I have a designated digging area for my pup. It works about 90% of the time -- he's 5 months old and doesn't always follow the rules. :smirk: We cleared away the grass in a 3x5 foot area. We "salted" the area with toys and treats and buried sticks. (There are worms he likes to dig for!) We kept the area moist for a while so the smells were intensified. We redirected him to the area when he started to dig in an inappropriate place. I pretended to dig, too!


----------



## Sunflowers (Feb 17, 2012)

Either keep him on leash, or give him a designated area where he is allowed to dig.


----------



## Chantald (Jul 23, 2013)

I like the idea of a designated spot! I'm always in the yard with him, supervising and playing with him, the digging usually starts when I take 5 minutes to check my phone or to have a smoke/drink my coffee and am not actively playing with him. So I could see the boredom thing. So continued redirection is ideal, and a designated digging spot would help immensely 


Sent from Petguide.com Free App


----------



## marshies (May 18, 2011)

I take my dog to the local kid park after hours to dig. Children's playgrounds often have sand, and I teach that it's appropriate to dig there but not in the yard but constantly saying NO when digging and removing her from the hole, and initiating digging when she's in the sand pit.


----------



## doggiedad (Dec 2, 2007)

your dog can't dig if your watching him. place a few towels on the
floor. place the towels in different areas around the house. we taught
(actually our neighbor taught our dog to spin on command when entering
the house). he spins on command on the towels or the throw rug in front of the front door and the back door.




Chantald said:


> My 5 month old pup Thor loves to dig holes. He's always hunting for rocks, or roots, anything he can get his mouth on.
> Case in point,
> View attachment 116162
> 
> ...


----------



## Chantald (Jul 23, 2013)

doggiedad said:


> your dog can't dig if your watching him. place a few towels on the
> floor. place the towels in different areas around the house. we taught
> (actually our neighbor taught our dog to spin on command when entering
> the house). he spins on command on the towels or the throw rug in front of the front door and the back door.

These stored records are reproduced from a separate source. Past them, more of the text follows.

+extern "C" int rdpn6d_fc_dgrad_f32(const float* dy, int dy_stride, int B, int kin, const float* const* w, const int* rows, int nparams,
+                                   int nout, const float* x_act, float slope, float* dx, void* stream)
+{
+    FC_SHAPE_CHECK();
+    RD_REQUIRE(dy && w && dx && dy_stride >= nout, "null pointer / stride");
+    FcParams p;
+    if (int rc = fc_fill(p, w, nullptr, nullptr, nullptr, rows, nparams, nout)) return rc;
+    hipLaunchKernelGGL(fc_dgrad_kernel, dim3(rd_cdiv(kin, FCD_COLS), rd_cdiv(B, FCD_BT)), dim3(512), 0, (hipStream_t)stream, dy, dy_stride, B,
+                       nout, kin, p, x_act, slope, dx);
+    RD_LAUNCH_CHECK();
+    return RDPN6D_OK;
+}
+
+#ifndef FCW_RPW
+#define FCW_RPW 16
+#endif
+#define FCW_ROWS (4 * FCW_RPW)
+#define FCW_COLS 256
+#define FCW_BT 16
+#ifndef FCW_OCC
+#define FCW_OCC 2
+#endif
+
+__global__ __launch_bounds__(256, FCW_OCC) void fc_wgrad_kernel(const float* __restrict__ dy, int dy_stride, const float* __restrict__ x, int B, int nout,
+                                                       int kin, FcParams p)
+{
+    __shared__ f32x4 sm[FCW_ROWS * 4];
+    const int tid = threadIdx.x, lane = tid & 63, wave = __builtin_amdgcn_readfirstlane(tid >> 6);
+    const int k = blockIdx.x * FCW_COLS + lane;
+    const int nb = blockIdx.y * FCW_ROWS, nw = nb + wave * FCW_RPW;
+    float acc[FCW_RPW][4];
+#pragma unroll
+    for (int r = 0; r < FCW_RPW; ++r)
+#pragma unroll
+        for (int j = 0; j < 4; ++j) acc[r][j] = 0.f;
+    float gbias = 0.f;
+    int kc[4];
+#pragma unroll
+    for (int j = 0; j < 4; ++j) kc[j] = min(k + 64 * j, kin - 1);
+    for (int b0 = 0; b0 < B; b0 += FCW_BT) {
+        float xr[FCW_BT][4];
+#pragma unroll
+        for (int b = 0; b < FCW_BT; ++b)
+#pragma unroll
+            for (int j = 0; j < 4; ++j) {
+                const float* xrow = x + (long long)min(b0 + b, B - 1) * kin;
+                const float t = xrow[kc[j]];
+                xr[b][j] = b0 + b < B ? t : 0.f;
+            }
+        __syncthreads();
+        {
+            const int row = tid % FCW_ROWS, bq = tid / FCW_ROWS, n = nb + row;
+            float t[4];
+#pragma unroll
+            for (int i = 0; i < 4; ++i) {
+                const int b = b0 + bq * 4 + i;
+                t[i] = (n < nout && b < B) ? dy[(long long)b * dy_stride + n] : 0.f;
+            }
+            sm[row * 4 + bq] = f32x4{t[0], t[1], t[2], t[3]};
+        }
+        __syncthreads();
+#pragma unroll
+        for (int r = 0; r < FCW_RPW; ++r) {
+#pragma unroll
+            for (int q = 0; q < 4; ++q) {
+                const f32x4 d = sm[(wave * FCW_RPW + r) * 4 + q];
+#pragma unroll
+                for (int i = 0; i < 4; ++i)
+#pragma unroll
+                    for (int j = 0; j < 4; ++j) acc[r][j] = __builtin_fmaf(d[i], xr[4 * q + i][j], acc[r][j]);
+            }
+            asm volatile("" : "+v"(acc[r][0]), "+v"(acc[r][1]), "+v"(acc[r][2]), "+v"(acc[r][3])::"memory");
+        }
+        if (blockIdx.x == 0 && tid < FCW_ROWS) {
+            const float* row = reinterpret_cast<const float*>(sm) + tid * FCW_BT;
+            for (int b = 0; b < FCW_BT; ++b) gbias += row[b];
+        }
+    }
+#pragma unroll
+    for (int r = 0; r < FCW_RPW; ++r) {
+        const int n = nw + r;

I'll have to try this spin on command thing to shake the dirt off. We do have a mat outside our back door which helps with the dirt, but the spinning and wiping paws would be excellent! I'll find a way to do that! 

And I swear I'm watching him like 95% of the time! It's those few brief moments where I'm checking my text messages or I run in the house to pour a cup of coffee. Or if I take a break to sit down in a patio chair, he'll run to other end of the yard and the digging starts. And then once he starts, when I remove him, he just goes right back for the holes, and he's still sharky so I get covered in mud and dirt in the process. It's definitely a sight! I've gotten some really funny pictures of him in the process atleast? 

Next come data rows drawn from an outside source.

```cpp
#define VCG_LAUNCH_CHECK(name)                                              \
  do {                                                                      \
    hipError_t e__ = hipGetLastError();                                     \
// ... 166 lines not shown
    uint32_t m = red[0];
    for (int w = 1; w < nw; ++w) m = red[w] > m ? red[w] : m;
    atomicMax(slot + (blockIdx.x & 63), ((unsigned long long)gen << 32) | m);
  }
}
__device__ __forceinline__ uint32_t vcg_abs_bits(float v) { return __float_as_uint(v) & 0x7FFFFFFFu; }
__device__ __forceinline__ uint32_t vcg_abs_bits4(const float4& v) {
  const uint32_t a = vcg_abs_bits(v.x), b = vcg_abs_bits(v.y), c = vcg_abs_bits(v.z), d = vcg_abs_bits(v.w);
  const uint32_t ab = a > b ? a : b, cd = c > d ? c : d;
  return ab > cd ? ab : cd;
}
__device__ __forceinline__ uint32_t vcg_amax_bits(const VcgAmax& a) {
  if (!a.slot) return a.stored ? *a.stored : a.bits;
  const unsigned long long w = a.slot[threadIdx.x & 63];
  uint32_t b = (uint32_t)(w >> 32) == a.gen ? (uint32_t)w : 0u;
#pragma unroll
  for (int o = 32; o > 0; o >>= 1) {
    const uint32_t other = (uint32_t)__shfl_xor((int)b, o, 64);
    b = other > b ? other : b;
  }
  return b;
}
#endif
__host__ __device__ static inline void vcg_scale_of(uint32_t amax_bits, int shift, float& s, float& inv) {
  int e = (int)((amax_bits >> 23) & 0xFF);
  int f = (e == 0 || e == 255) ? 127 + shift : e - 14 + shift;
  f = f < 1 ? 1 : (f > 253 ? 253 : f);
  const uint32_t sb = (uint32_t)f << 23, ib = (uint32_t)(254 - f) << 23;
#ifdef __HIP_DEVICE_COMPILE__
  s = __uint_as_float(sb); inv = __uint_as_float(ib);
#else
  memcpy(&s, &sb, 4); memcpy(&inv, &ib, 4);
#endif
}

struct NormPlan {
  int TC, TP, cgroups, nchunk, chunk;
};
static inline NormPlan vcg_norm_plan(int N, int HW, int C) {
  NormPlan pl;
  int c4 = C / 4;
  int tc = 1;
  while (tc * 2 <= c4 && tc * 2 <= 32) tc *= 2;
  pl.TC = tc;
  pl.TP = 256 / tc;
  pl.cgroups = (c4 + tc - 1) / tc;
  long long target = 1024 / ((long long)N * pl.cgroups);
  if (target < 1) target = 1;
  long long maxc = (HW + pl.TP * 2 - 1) / (pl.TP * 2);
  if (maxc < 1) maxc = 1;
  if (target > maxc) target = maxc;
  pl.chunk = (int)((HW + target - 1) / target);
  pl.nchunk = (HW + pl.chunk - 1) / pl.chunk;
  return pl;
}
int vcg_in_finalize(const double* part, float* mean, float* rstd, int N, int HW, int C, int nchunk, float eps, hipStream_t st);

struct VcgInStatsOut {
  float* mean;
  float* rstd;
  int HW;
  float eps;
};
int vcg_in_stats_pass(const float* t, float* mean, float* rstd, int N, int HW, int C, float eps, void* ws, size_t ws_bytes, hipStream_t st);

struct ConvGeom {
  int N, H, W, Cin, Cout, KH, KW, stride, pad, reflect, ups, act, cin_log, cout_log;
  int Hl, Wl, Ho, Wo, M, K, taps;
};

int vcg_conv_geom(const int32_t* cd, ConvGeom* g, const char* who);

bool vcg_thin_fwd_ok(const ConvGeom& g);
bool vcg_thin_dgrad_ok(const ConvGeom& g);
size_t vcg_thin_dgrad_workspace(const ConvGeom& g);
int vcg_thin_fwd(const ConvGeom& g, const float* x, const float* wf, const float* bias, float* y, hipStream_t st);
int vcg_thin_dgrad(const ConvGeom& g, const float* dy, const float* wf, float* dx, void* ws, size_t ws_bytes,
                   hipStream_t st);

bool vcg_thinin_fwd_ok(const ConvGeom& g);
int vcg_thinin_nchunk(const ConvGeom& g);
int vcg_thinin_fwd(const ConvGeom& g, const float* x, const float* wf, const void* w_amax, const float* bias, float* y, double* in_part,
                   hipStream_t st, uint64_t x_handle);

bool vcg_wino_weight_ok(const ConvGeom& g);
constexpr long long kWinoGateFwd = 100, kWinoGateDgrad = 80, kWinoGateWgrad = 128;
bool vcg_wino_fwd_ok(const ConvGeom& g);
size_t vcg_wino_weight_floats(const ConvGeom& g);
size_t vcg_wino_fwd_workspace(const ConvGeom& g);
int vcg_wino_weight(const ConvGeom& g, const float* w_oihw, float* u, const VcgAmax& amax_w, hipStream_t st);
struct VcgPre { const float* mean; const float* rstd; int act; };
int vcg_wino_fwd(const ConvGeom& g, const float* x, const float* u, const void* w_amax, const float* bias, float* y, void* ws,
                 size_t ws_bytes, hipStream_t st, double* in_part = nullptr, const VcgInStatsOut* stats = nullptr, float* v_keep = nullptr,
                 uint64_t x_handle = 0, const VcgPre* pre = nullptr);
size_t vcg_wino_saved_floats(const ConvGeom& g);
size_t vcg_wino_fwd_stats_doubles(const ConvGeom& g);
bool vcg_wino_wgrad_ok(const ConvGeom& g);
size_t vcg_wino_wgrad_workspace(const ConvGeom& g);
int vcg_wino_wgrad(const ConvGeom& g, const float* x, const float* dy, float* gw_oihw, void* ws, size_t ws_bytes, hipStream_t st,
                   const float* v_saved = nullptr, uint64_t x_handle = 0, uint64_t dy_handle = 0);
bool vcg_wino_wgrad_tr_ok(const ConvGeom& g);
int vcg_wino_wgrad_reduce_one(const ConvGeom& g, const float* dU, float* gw_oihw, hipStream_t st);
size_t vcg_wino_wgrad_core_workspace(const ConvGeom& g, int T);
int vcg_wino_wgrad_core(const ConvGeom& g, const float* V, const float* dM, int T, float* gw_oihw, void* ws, size_t ws_bytes,
                        hipStream_t st, const VcgAmax& amax_v, const VcgAmax& amax_dm);
bool vcg_wino_dgrad_ok(const ConvGeom& g);
size_t vcg_wino_dgrad_workspace(const ConvGeom& g);
int vcg_wino_weight_dgrad(const ConvGeom& g, const float* w_oihw, float* ud, const VcgAmax& amax_w, hipStream_t st);
int vcg_wino_dgrad(const ConvGeom& g, const float* dy, const float* ud, const void* w_amax, float* dx, void* ws, size_t ws_bytes,
                   hipStream_t st, uint64_t dy_handle = 0);
bool vcg_slab_fwd_ok(const ConvGeom& g);
bool vcg_slab_fwd_stats_ok(const ConvGeom& g);
int vcg_slab_fwd_nchunk(const ConvGeom& g);
bool vcg_slab_dgrad_ok(const ConvGeom& g);
size_t vcg_slab_dgrad_workspace(const ConvGeom& g);
int vcg_slab_fwd(const ConvGeom& g, const float* x, const void* wft_planes, size_t planes_bytes, const void* w_amax, const float* bias,
                 float* y, double* in_part, const VcgInStatsOut* stats, hipStream_t st, uint64_t x_handle = 0);
int vcg_slab_dgrad(const ConvGeom& g, const float* dy, const void* wfd_planes, size_t planes_bytes, const void* w_amax, float* dx,
                   void* ws, size_t ws_bytes, hipStream_t st, uint64_t dy_handle = 0);
bool vcg_ring_wgrad_ok(const ConvGeom& g);
size_t vcg_ring_wgrad_workspace(const ConvGeom& g);
int vcg_ring_wgrad(const ConvGeom& g, const float* x, const float* dy, float* gw_oihw, void* ws, size_t ws_bytes, hipStream_t st,
                   uint64_t x_handle = 0, uint64_t dy_handle = 0);
bool vcg_thin_fold_ok(const ConvGeom& g);
size_t vcg_thin_fold_weight_floats(const ConvGeom& g);
size_t vcg_thin_fold_workspace(const ConvGeom& g);
int vcg_thin_fold_pack(const ConvGeom& g, const float* w_oihw, float* wk, const VcgAmax& amax_w, hipStream_t st);
int vcg_thin_fold_fwd(const ConvGeom& g, const float* x, const float* wk, const void* w_amax, const float* bias, float* y, void* ws,
                      size_t ws_bytes, hipStream_t st, uint64_t x_handle = 0);
bool vcg_thin_fold_dgrad_ok(const ConvGeom& g);
size_t vcg_thin_fold_dgrad_weight_floats(const ConvGeom& g);
size_t vcg_thin_fold_dgrad_workspace(const ConvGeom& g);
int vcg_thin_fold_dgrad_pack(const ConvGeom& g, const float* w_oihw, float* wk, const VcgAmax& amax_w, hipStream_t st);
int vcg_thin_fold_dgrad(const ConvGeom& g, const float* dy, const float* wkd, const void* w_amax, float* dx, void* ws, size_t ws_bytes,
                        hipStream_t st, uint64_t dy_handle = 0);
```
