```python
# ... 79 lines not shown
        h = self.resblock16(h, 'decoder.mid.block_1', B, Hh, Ww)
        h = self.attnblock16(h, 'decoder.mid.attn_1', B, Hh, Ww)
        h = self.resblock16(h, 'decoder.mid.block_2', B, Hh, Ww)
        for lev in reversed(range(self.nlev)):
            for ib in range(3):
                h = self.resblock16(h, f'decoder.up.{lev}.block.{ib}', B, Hh, Ww)
                if f'decoder.up.{lev}.attn.{ib}.norm.weight' in self.w:
                    h = self.attnblock16(h, f'decoder.up.{lev}.attn.{ib}', B, Hh, Ww)
            if lev != 0:
                Hh, Ww = 2 * Hh, 2 * Ww
                key = f'decoder.up.{lev}.upsample.conv'
                wp = self.w16[key + '.phase']
                up = torch.empty((B, Hh, Ww, wp.shape[1]), dtype=self.dt16, device=h.device)
                nblk = hip.conv_gn_blocks(Hh, Ww, wp.shape[1], phase=True)
                part = self._part_buffer(B, nblk, wp.shape[1], h.device) if nblk else None
                hip.call('upconv_phase_' + self.sfx, h, wp, self.w[key + '.bias'], up, part, B, Hh, Ww, wp.shape[4], wp.shape[1])
                self._gn_part = (up, part, nblk) if nblk else None
                h = up
        return self.tail16(h, B, Hh, Ww, denorm)

    def decode_nhwc(self, f_hat: torch.Tensor, denorm: bool = True, precision: Optional[str] = None) -> torch.Tensor:
        self.refresh()
        prec = precision or self.precision
        if prec != 'f32':
            self._ensure16(prec)
            self._wait_ready()
            return self._decode16(f_hat, denorm)
        self._wait_ready()
        B, P = f_hat.shape[0], f_hat.shape[1]
        Hh = Ww = P
        h = self.conv3(f_hat, 'post_quant_conv', B, Hh, Ww)
        h = self.conv3(h, 'decoder.conv_in', B, Hh, Ww, stats=True)
        h = self.resblock(h, 'decoder.mid.block_1', B, Hh, Ww)
        h = self.attnblock(h, 'decoder.mid.attn_1', B, Hh, Ww)
        h = self.resblock(h, 'decoder.mid.block_2', B, Hh, Ww)
        for lev in reversed(range(self.nlev)):
            for ib in range(3):
                h = self.resblock(h, f'decoder.up.{lev}.block.{ib}', B, Hh, Ww)
                if f'decoder.up.{lev}.attn.{ib}.norm.weight' in self.w:
                    h = self.attnblock(h, f'decoder.up.{lev}.attn.{ib}', B, Hh, Ww)
            if lev != 0:
                Hh, Ww = 2 * Hh, 2 * Ww
                key = f'decoder.up.{lev}.upsample.conv'
                wp = self.w[key + '.phase']
                up = torch.empty((B, Hh, Ww, wp.shape[1]), dtype=torch.float32, device=h.device)
                nblk = hip.conv_gn_blocks(Hh, Ww, wp.shape[1], phase=True)
# ... 235 lines not shown
    _wait_ready = _VaeOps._wait_ready

    def _ensure16(self):
        prec = self.precision
        if prec == 'f32' or prec in self.w['b16']:
            return
        self._wait_ready()
        dt = DT16[prec]
        self.w['b16'][prec] = [{k + '16': d[k].to(dt).contiguous() for k in ('qkv_w', 'proj_w', 'fc1_w', 'fc2_w')} for d in self.w['blocks']]
        self.w['head_w16'][prec] = self.w['head_w'].to(dt).contiguous()
        self._built()

    def resolve_precision(self) -> str:
        if self.policy == 'auto':
            self.precision = AUTOCAST_PRECISION.get(torch.get_autocast_dtype('cuda'), 'f32') if torch.is_autocast_enabled('cuda') else 'f32'
        else:
            self.precision = self.policy
        return self.precision

    def set_precision(self, precision: str):
        if precision not in PRECISIONS + ('auto',):
            raise ValueError(f"precision must be one of {PRECISIONS + ('auto',)}")
        self.policy = precision
        if precision != 'auto' and precision != self.precision:
            self.precision = precision
            self._ws = {k: v for k, v in self._ws.items() if k[2] == precision}
            self._ws_tf = {k: v for k, v in self._ws_tf.items() if k[2] == precision}

    def invalidate(self):
        self._sig = None
        self.dec.invalidate()

    def workspace(self, B: int):
        sid = int(torch.cuda.current_stream().cuda_stream)
        ws = self._ws.get((B, sid, self.precision))
        dev = self.var.pos_start.device
        if ws is not None and ws['dev'] == dev:
            return ws
        var = self.var
        C, L, H, V, Cv, P = var.C, var.L, var.num_heads, var.V, var.Cvae, var.patch_nums[-1]
        lmax = max(p * p for p in var.patch_nums)
        M = 2 * B * lmax
        hid = var.blocks[0].ffn.fc1.weight.shape[0]
        e = lambda *s, dt=torch.float32: torch.empty(*s, dtype=dt, device=dev)
        act = DT16.get(self.precision, torch.float32)
        ws = dict(dev=dev, x=e(M, C), x2=e(M, C), xn=e(M, C, dt=act), q=e(M, C, dt=act), att=e(M, C, dt=act), hid=e(M, hid, dt=act), logits=e(M, V),
# ... 375 lines not shown
```

var_amd/hip.py:

```python
import ctypes
import os
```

Thanks for all the suggestions though everyone, immensely helpful!


Sent from Petguide.com Free App


----------



## PixelGalileo (Sep 19, 2013)

Echo my Shepherd has never been a digger
My 2 Huskies on the other hand have made my back garden look like a bomb testing site.
However. . . 
Echo has worn away most of the grass from running chasing balls


----------



## Chantald (Jul 23, 2013)

PixelGalileo said:


> Echo my Shepherd has never been a digger
> My 2 Huskies on the other hand have made my back garden look like a bomb testing site.
> However. . .
> Echo has worn away most of the grass from running chasing balls


Too funny! I'm glad I'm not one of those people whose overly attached to the idea of having the nicest yard in the neighbourhood or anything. 


Sent from Petguide.com Free App


----------